The Langford office is tucked in between the offices of the SRC’s caseworkers and the Office Bearer’s room. This physical positioning is somewhat symbolic of the broader positioning of Honi. The SRC is the publisher of Honi Soit, it is also often the subject of Honi Soit.
Every month, three lucky (or unlucky depending on the length of the meeting) editors would accompany the Council to report on their meeting. Even after a year of SRC meetings, I cannot quite explain what they are actually like. A USyd SRC meeting is truly unlike anything else you can experience.
Talking about student politicians, or stupol, tends to get a strong reaction among students.

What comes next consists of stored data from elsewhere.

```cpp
int pf_upload_counts_colored(pf_ctx *ctx, uint32_t n_colors, const uint64_t *const *kmers, const uint32_t *const *counts,
                             const uint64_t *n, const uint64_t *min_count, const uint64_t *max_count, const int *both_strands) {
    if (!ctx || n_colors == 0 || !kmers || !counts || !n || !min_count || !max_count || !both_strands) return PF_ERR_ARG;
    if (n_colors > PF_MAX_COLORS_TABLE) { pf::CtxErr{ctx} = "more colours than the device table holds (PF_MAX_COLORS_TABLE)"; return PF_ERR_ARG; }
    if (!ctx->d_seq || !ctx->k) { pf::CtxErr{ctx} = "pf_upload_counts_colored: the graph comes first (the table is addressed by minimizers of length-k keys)"; return PF_ERR_ARG; }
    uint64_t total = 0, biggest = 0;
    for (uint32_t c = 0; c < n_colors; ++c) {
        if (n[c] && (!kmers[c] || !counts[c])) return PF_ERR_ARG;
        if (!both_strands[c]) continue;
        total += n[c];
        biggest = std::max(biggest, n[c]);
    }
    ctx->ctab_unread = 0;
    ctx->ctab_max_count = 0;
    std::vector<uint8_t> unread(n_colors, 0);
    for (uint32_t c = 0; c < n_colors; ++c) {
        if (!both_strands[c]) { unread[c] = 1; if (c < 64) ctx->ctab_unread |= 1ull << c; }
        else ctx->ctab_max_count = std::max<uint64_t>(ctx->ctab_max_count, max_count[c]);
    }
    (void)join_colored_finish(ctx);
    if (ctx->d_gcov_c) { (void)hipFree(ctx->d_gcov_c); ctx->d_gcov_c = nullptr; }
    ctx->gcov_c_valid = false;
    PF_HIP(hipSetDevice(ctx->device));
    if (ctx->d_ctab) { (void)hipFree(ctx->d_ctab); ctx->d_ctab = nullptr; }
    if (ctx->d_unread) { (void)hipFree(ctx->d_unread); ctx->d_unread = nullptr; }
    PF_HIP(hipMalloc(reinterpret_cast<void **>(&ctx->d_unread), n_colors));
    PF_HIP(hipMemcpy(ctx->d_unread, unread.data(), n_colors, hipMemcpyHostToDevice));
    ctx->n_colors = 0;
    uint64_t cap = 128;
    while (cap * 4 < biggest || cap * LINE_KEYS < total + total / 4 + 1) cap <<= 1;
    const uint32_t line_bytes = ctab_line_bytes(n_colors);
    PF_HIP(hipMalloc(reinterpret_cast<void **>(&ctx->d_ctab), cap * line_bytes));
    PF_HIP(hipMemsetAsync(ctx->d_ctab, 0xFF, cap * line_bytes, ctx->stream));
    ctx->ctab_cap = cap;
    ctx->ctab_line_bytes = line_bytes;
    DevTmp<unsigned int> noncanon_;
    PF_HIP(noncanon_.alloc(4));
    PF_HIP(hipMemsetAsync(noncanon_.p, 0, 4, ctx->stream));
    for (uint32_t c = 0; c < n_colors; ++c) {
        if (!n[c] || !both_strands[c]) continue;
        DevTmp<uint64_t> dk_;
        DevTmp<uint32_t> dc_;
        const uint64_t *pk = kmers[c];
// ... 28 lines not shown
    }
    ctx->n_colors = n_colors;
    return join_graph_counts_colored(ctx);
}

static int unitig_cov_colored_impl(pf_ctx *ctx, uint32_t u0, uint32_t u1, uint64_t *sum, uint32_t *mn, uint32_t *mx, uint8_t *miss, bool probe) {
    if (!ctx || !ctx->d_seq || !ctx->d_ctab || !ctx->n_colors || u0 > u1 || u1 > ctx->N || !sum || !mn || !mx || !miss) return PF_ERR_ARG;
    if (u0 == u1) return PF_OK;
    PF_HIP(hipSetDevice(ctx->device));
    const size_t n = (size_t)(u1 - u0) * ctx->n_colors;
    const bool dev_out = on_device(sum);
    uint64_t *ds = sum;
    uint32_t *dlo = mn, *dhi = mx;
    uint8_t *dx = miss;
    if (!dev_out) {
        ds = (uint64_t *)ctx_ws(ctx, WS_CCOV_SUM, n * 8);
        dlo = (uint32_t *)ctx_ws(ctx, WS_CCOV_MIN, n * 4);
        dhi = (uint32_t *)ctx_ws(ctx, WS_CCOV_MAX, n * 4);
        dx = (uint8_t *)ctx_ws(ctx, WS_CCOV_MISS, n);
        if (!ds || !dlo || !dhi || !dx) return PF_ERR_HIP;
    }
    constexpr bool env_probe = false;
    probe = probe || env_probe;
    { const int rc = join_colored_finish(ctx); if (rc) return rc; }
    if (!probe && !ctx->gcov_c_valid) {
        const int rc = join_graph_counts_colored(ctx);
        if (rc) return rc;
    }
    const bool stream = !probe && ctx->gcov_c_valid;
    uint64_t g_range[2] = {0, 0};
    if (stream) {
        PF_HIP(hipMemcpyAsync(&g_range[0], ctx->d_kpre + u0, 8, hipMemcpyDeviceToHost, ctx->stream));
        PF_HIP(hipMemcpyAsync(&g_range[1], ctx->d_kpre + u1, 8, hipMemcpyDeviceToHost, ctx->stream));
        PF_HIP(hipStreamSynchronize(ctx->stream));
    }
    ctx_begin(ctx, PF_K_COV_COLORED);
    if (stream) {
        k_ccov_init<<<ctx_grid(ctx, n, 256, 8), 256, 0, ctx->stream>>>(n, ds, dlo, dhi, dx);
        Kc4Args a{ctx->d_gcov_c, ctx->gcov_c_stride, ctx->d_unread, ctx->d_khead, ctx->d_krow, u0, u1 - u0, g_range[0], g_range[1],
                  g_range[0] / 256, (g_range[1] + 255) / 256, ds, dlo, dhi, dx};
        const int rc = launch_cov_stream(ctx, a, ctx->n_colors, ctx->ctab_max_count >= (1ull << 20), true);
        if (rc) return rc;
    } else {
        const CTab t{ctx->d_ctab, ctx->ctab_cap - 1, ctx->ctab_line_bytes};
        const int grid = ctx_grid(ctx, (uint64_t)(u1 - u0) * 64, 256, 16);
        k_cov_colored<<<grid, 256, 0, ctx->stream>>>(t, ctx->d_seq, ctx->d_off, ctx->d_len, ctx->k, ctx->ctab_one_strand, ctx->n_colors, u0, u1,
                                                     ctx->d_unread, ds, dlo, dhi, dx, nullptr, nullptr, 0);
    }
    ctx_end(ctx);
    if (!dev_out) {
        PF_HIP(hipMemcpyAsync(sum, ds, n * 8, hipMemcpyDeviceToHost, ctx->stream));
        PF_HIP(hipMemcpyAsync(mn, dlo, n * 4, hipMemcpyDeviceToHost, ctx->stream));
        PF_HIP(hipMemcpyAsync(mx, dhi, n * 4, hipMemcpyDeviceToHost, ctx->stream));
        PF_HIP(hipMemcpyAsync(miss, dx, n, hipMemcpyDeviceToHost, ctx->stream));
        PF_HIP(hipStreamSynchronize(ctx->stream));
    }
    return PF_OK;
}

int pf_unitig_cov_colored(pf_ctx *ctx, uint32_t u0, uint32_t u1, uint64_t *sum, uint32_t *mn, uint32_t *mx, uint8_t *miss) {
    return unitig_cov_colored_impl(ctx, u0, u1, sum, mn, mx, miss, false);
}

int pf_unitig_cov_colored_probe(pf_ctx *ctx, uint32_t u0, uint32_t u1, uint64_t *sum, uint32_t *mn, uint32_t *mx, uint8_t *miss) {
    return unitig_cov_colored_impl(ctx, u0, u1, sum, mn, mx, miss, true);
}

int pf_string_cov_colored(pf_ctx *ctx, const char *text, const uint64_t *str_off, uint32_t n_str, const uint32_t *low,
                          const uint32_t *up, uint64_t *sum, uint8_t *ok) {
    if (!ctx || !ctx->d_ctab || !ctx->n_colors || !low || !up || (n_str && (!text || !str_off || !sum || !ok))) return PF_ERR_ARG;
    if (n_str == 0) return PF_OK;
    PF_HIP(hipSetDevice(ctx->device));
    const uint32_t C = ctx->n_colors;
    uint64_t total = 0;
    PF_HIP(hipMemcpy(&total, str_off + n_str, 8, hipMemcpyDefault));
    char *dt = (char *)ctx_ws(ctx, WS_STR_TEXT, (size_t)total + 1);
    uint64_t *doff = (uint64_t *)ctx_ws(ctx, WS_STR_OFF, ((size_t)n_str + 1) * 8);
    uint64_t *ds = (uint64_t *)ctx_ws(ctx, WS_STR_SUM, (size_t)n_str * C * 8);
// ... 20 lines not shown
```

### ploidyfrost_amd/csrc/pf_ctx.hpp

```cpp
#pragma once
#include <hip/hip_runtime.h>
#include <stdint.h>

#include <mutex>
#include <string>
#include <vector>

#include "pf_device_common.hpp"
#include "ploidyfrost_hip.h"

namespace pf {
template <typename T>
struct DevTmp {
    T *p = nullptr;
    DevTmp() = default;
    DevTmp(const DevTmp &) = delete;
    DevTmp &operator=(const DevTmp &) = delete;
    ~DevTmp() { if (p) (void)hipFree(p); }
    hipError_t alloc(size_t bytes) { return hipMalloc(reinterpret_cast<void **>(&p), bytes ? bytes : 1); }
};

struct TimedLaunch {
    int kernel;
    hipEvent_t a, b;
// ... 19 lines not shown
    uint64_t *d_seq = nullptr;
    uint64_t *d_off = nullptr;
    uint32_t *d_len = nullptr;
    uint32_t N = 0;
    int k = 0;
    uint64_t n_words = 0, n_kmers = 0;
    uint64_t *d_kpre = nullptr;
    uint32_t *d_kwin = nullptr;
    uint64_t n_kwin = 0;
    uint32_t *d_succ = nullptr, *d_pred = nullptr;
    uint32_t *d_pred16 = nullptr;
    bool has_adj = false;
    uint32_t *d_cand = nullptr;
    std::vector<uint32_t> h_cand;
    std::vector<uint32_t> h_len;

    pf::CountLine *d_tab = nullptr;
    uint64_t tab_cap = 0, tab_n = 0;
    hipStream_t join_stream = nullptr;
    hipEvent_t join_done = nullptr;
    bool join_inflight = false;
    hipEvent_t join_c_done = nullptr;
    bool join_c_inflight = false;
    int tab_k = 0;
    bool tab_one_strand = false;
    bool tab_exact = false;
    uint64_t tab_max_count = 0;

    uint32_t *d_gcov = nullptr;
    uint64_t *d_khead = nullptr;
    uint32_t *d_krow = nullptr;
    uint64_t n_krow = 0;
    bool gcov_valid = false;

    uint8_t *d_ctab = nullptr;
    uint64_t ctab_cap = 0;
    uint32_t ctab_line_bytes = 128, n_colors = 0;
    bool ctab_one_strand = false;
    uint64_t ctab_unread = 0;
    uint8_t *d_unread = nullptr;
    uint64_t ctab_max_count = 0;
    uint32_t *d_gcov_c = nullptr;
    uint64_t gcov_c_stride = 0;
    bool gcov_c_valid = false;

    uint64_t *d_cov_sum = nullptr;
// ... 42 lines not shown
    size_t side_launch = (size_t)-1;
    size_t main_launch = (size_t)-1;
    std::mutex launch_mu;
    uint64_t units[PF_K_COUNT_] = {};
};

namespace pf {
struct CtxErr {
    pf_ctx *c;
    void operator=(std::string s) const {
        std::lock_guard<std::mutex> lk(c->launch_mu);
        c->err = std::move(s);
    }
};
#define PF_HIP(call)                                                                         \
    do {                                                                                     \
        hipError_t e_ = (call);                                                              \
        if (e_ != hipSuccess) {                                                              \
            pf::CtxErr{ctx} = std::string(#call) + ": " + hipGetErrorString(e_);                   \
            return PF_ERR_HIP;                                                               \
        }                                                                                    \
    } while (0)
struct Kc4Args;
int launch_cov_stream(pf_ctx *ctx, Kc4Args a, uint32_t n_colors, bool wide, bool colored);
int ctx_begin(pf_ctx *ctx, int kernel);
void ctx_end(pf_ctx *ctx);
int ctx_begin_on(pf_ctx *ctx, int kernel, hipStream_t stream);
void ctx_end_on(pf_ctx *ctx, hipStream_t stream);
int ctx_begin_at(pf_ctx *ctx, int kernel, hipStream_t stream, size_t *at);
void ctx_end_at(pf_ctx *ctx, size_t at, hipStream_t stream);
struct Timed {
    pf_ctx *ctx;
    Timed(pf_ctx *c, int kernel) : ctx(c) { ctx_begin(ctx, kernel); }
    ~Timed() { ctx_end(ctx); }
};
inline void ctx_units(pf_ctx *ctx, int kernel, uint64_t n) { if (ctx->timing) __atomic_fetch_add(&ctx->units[kernel], n, __ATOMIC_RELAXED); }
int ctx_grid(const pf_ctx *ctx, uint64_t work_items, int block, int per_cu);
inline size_t up256(size_t n) { return (n + 255) & ~(size_t)255; }
int join_graph_counts(pf_ctx *ctx);
int join_graph_counts_begin(pf_ctx *ctx);
int join_finish(pf_ctx *ctx);
int join_graph_counts_colored_begin(pf_ctx *ctx);
int join_colored_finish(pf_ctx *ctx);
hipStream_t join_stream(pf_ctx *ctx);
int join_graph_counts_colored(pf_ctx *ctx);
void *ctx_ws(pf_ctx *ctx, int slot, size_t bytes);
hipError_t lane_stream_create(hipStream_t *s, int lane);
struct DevLoadTrace {
    bool on = getenv("PF_TRACE_LOAD") != nullptr;
    std::chrono::steady_clock::time_point t = std::chrono::steady_clock::now();
    void mark(const char *what) {
        if (!on) return;
        const auto now = std::chrono::steady_clock::now();
        fprintf(stderr, "[load]   . %-42s %.3fs\n", what, std::chrono::duration<double>(now - t).count());
        t = now;
    }
};
void call_state_create(pf_ctx *ctx);
void call_destroy(pf_ctx *ctx);
void cc_destroy(pf_ctx *ctx);
void gfa_destroy(pf_ctx *ctx);
void comm_destroy(pf_ctx *ctx);
void count_destroy(pf_ctx *ctx);
void unitig_destroy(pf_ctx *ctx);
void clip_destroy(pf_ctx *ctx);
void call_invalidate(pf_ctx *ctx);
int call_state_arrays(pf_ctx *ctx, uint8_t **flags, uint32_t **plus, uint32_t **minus);
// ... 23 lines not shown
```

### ploidyfrost_amd/csrc/pf_device.hip

```cpp
#include <hip/hip_runtime.h>
#include <sys/mman.h>

#include <algorithm>
#include <cstdio>
#include <cstring>
#include <string>
#include <type_traits>
#include <vector>

#include "pf_cov_stream.hpp"
#include "pf_ctx.hpp"
#include "pf_device_common.hpp"
#include "pf_scan.hpp"
#include "ploidyfrost_hip.h"

using namespace pf;

static std::string g_create_err;


__global__ void k_fill_slots(Slot *t, uint64_t n) {
    uint64_t i = (uint64_t)blockIdx.x * blockDim.x + threadIdx.x;
    const uint64_t stride = (uint64_t)gridDim.x * blockDim.x;
    for (; i < n; i += stride) {
// ... 496 lines not shown
    w.first = p;
    w.second = want;
    return p;
}

hipError_t lane_stream_create(hipStream_t *s, int lane) {
    if (lane == 0) return hipStreamCreateWithFlags(s, hipStreamNonBlocking);
    int least = 0, greatest = 0;
    const hipError_t e = hipDeviceGetStreamPriorityRange(&least, &greatest);
    if (e != hipSuccess) return e;
    return hipStreamCreateWithPriority(s, hipStreamNonBlocking, least);
}

int ctx_grid(const pf_ctx *ctx, uint64_t work_items, int block, int per_cu) {
    uint64_t want = (work_items + block - 1) / block;
    uint64_t cap = (uint64_t)ctx->n_cu * per_cu;
    if (want < 1) want = 1;
    return (int)std::min<uint64_t>(want, cap);
}

}

namespace pf {
int launch_cov_stream(pf_ctx *ctx, Kc4Args a, uint32_t n_colors, bool wide, bool colored) {
    const uint64_t n_sr = a.sr_end - a.sr_begin;
    const dim3 grid((unsigned)(((n_sr + KC4_SR - 1) / KC4_SR + 3) / 4), n_colors);
    if (colored) {
        if (wide) k_cov_stream4<true, true><<<grid, 256, 0, ctx->stream>>>(a);
        else k_cov_stream4<false, true><<<grid, 256, 0, ctx->stream>>>(a);
    } else {
        if (wide) k_cov_stream4<true, false><<<grid, 256, 0, ctx->stream>>>(a);
        else k_cov_stream4<false, false><<<grid, 256, 0, ctx->stream>>>(a);
    }
    PF_HIP(hipGetLastError());
    return PF_OK;
}
}

namespace pf {
hipStream_t join_stream(pf_ctx *ctx) {
    if (!ctx->join_stream) {
        int least = 0, greatest = 0;
        (void)hipDeviceGetStreamPriorityRange(&least, &greatest);
        if (hipStreamCreateWithPriority(&ctx->join_stream, hipStreamNonBlocking, least) != hipSuccess) { (void)hipGetLastError(); ctx->join_stream = nullptr; }
    }
    return ctx->join_stream ? ctx->join_stream : ctx->stream;
}

int join_graph_counts_begin(pf_ctx *ctx) {
    ctx->gcov_valid = false;
    ctx->join_inflight = false;
    if (!ctx->d_seq || !ctx->d_tab || ctx->tab_exact || ctx->tab_max_count >= GCOV_MISSING || ctx->n_kmers == 0) return PF_OK;
    PF_HIP(hipSetDevice(ctx->device));
    if (!ctx->d_gcov && hipMalloc(&ctx->d_gcov, ((ctx->n_krow + 4) * 64) * sizeof(uint32_t)) != hipSuccess) {
        (void)hipGetLastError();
// ... 9 lines not shown
    uint32_t *rest_n = (uint32_t *)ctx_ws(ctx, WS_JOIN_REST_N, n_waves * 4);
    if (!rest || !rest_n) { pf::CtxErr{ctx} = "no room for K-COV-JOIN's hand-over list"; return PF_ERR_HIP; }
    if (!ctx->join_done) PF_HIP(hipEventCreateWithFlags(&ctx->join_done, hipEventDisableTiming));
    const hipStream_t st = join_stream(ctx);
    size_t at = 0;
    (void)ctx_begin_at(ctx, PF_K_COV_JOIN, st, &at);
#define PF_JOIN_LAUNCH(KK) k_cov_join<KK><<<blocks, 256, 0, st>>>(ctx->d_tab, ctx->tab_cap - 1, ctx->k, ctx->d_seq, ctx->d_off, ctx->d_kpre, ctx->d_khead, \
        ctx->d_krow, ctx->tab_one_strand, ctx->n_kmers, ctx->d_gcov, rest, rest_n, rest_cap, JOIN_ROWS_PER_WAVE)
    if (ctx->k == 25) PF_JOIN_LAUNCH(25);
    else if (ctx->k == 31) PF_JOIN_LAUNCH(31);
    else PF_JOIN_LAUNCH(0);
#undef PF_JOIN_LAUNCH
    ctx_end_at(ctx, at, st);
    (void)ctx_begin_at(ctx, PF_K_COV_JOIN_REST, st, &at);
    k_cov_join_rest<<<blocks, 256, 0, st>>>(ctx->d_tab, ctx->tab_cap - 1, ctx->k, ctx->tab_one_strand, rest, rest_n, rest_cap, ctx->d_gcov, ctx->d_seq, ctx->d_off,
                                            ctx->d_kpre, ctx->d_khead, ctx->d_krow, ctx->n_kmers, JOIN_ROWS_PER_WAVE);
    ctx_end_at(ctx, at, st);
    PF_HIP(hipGetLastError());
    PF_HIP(hipEventRecord(ctx->join_done, st));
    ctx->join_inflight = true;
    return PF_OK;
}
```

After having now spent hours of my life listening to these students scream at each other for hours on end, this is somewhat understandable. But after our own complicated participation in a motion (iykyk), I think I learnt to understand them a bit more. By the end of the year, I was in awe of the President’s ability to keep the circus under control. Thank goodness for the regulations and no new business after midnight!
Despite the claims of many who might find it too hack-y, Honi’s coverage of SRC meetings matters. Many current and former federal and state political figures have their origins in USyd’s SRC. I will not be surprised to see the faces I saw this year in politics in the future. Honi then serves as an archive of your future political leaders’ past lives — the good, the bad and the hilarious.
***
When I became an Honi editor, I was panicked about being the kind of editor that always talked about Honi, as if that was the only topic they could discuss. What I hadn’t realised yet, is that when something takes up so much of your life, this is almost unavoidable. Your brain feels rewired. You think everything could be an article. You want to interview the people you meet. You will learn how to manage this. You’ll learn to laugh when a friend jokes that she is with the press when around you and to handle being laughed at when a former USyd student asks you who you are reporting for (in the middle of budget lockup in Parliament House).
When you become an Honi editor, they warn you that you’ll lose your Sundays. What they often fail to mention is that you’ve actually gained your Sundays. It’s understandable why this is often not the way that this is pitched to you, there is a lot of work that has to happen on Sundays, but it turns out that there is also so much fun that happens in between the tasks.
Almost a month ago, I finished being an Honi editor. December 1st marked the end of the most unexpected, jam-packed, absurd yet fulfilling year. It marked the end of Shake for Honi.
I feel endlessly lucky to have edited this paper with Shake. I know that my fellow editors have had different opinions about calling us Shake. For some, as soon as we became editors, they abandoned the label. For others, like me, we relished in the label. It is a name that took much deliberation to land on and yet we had few other options. Shake is now a little chapter in the history book of Honi Soit. I hope you’ve enjoyed this chapter. I look forward to reading the next.
To you, the reader, thank you for everything. To Shake, I’ll love you all forever. To Honi Soit, may you continue forevermore.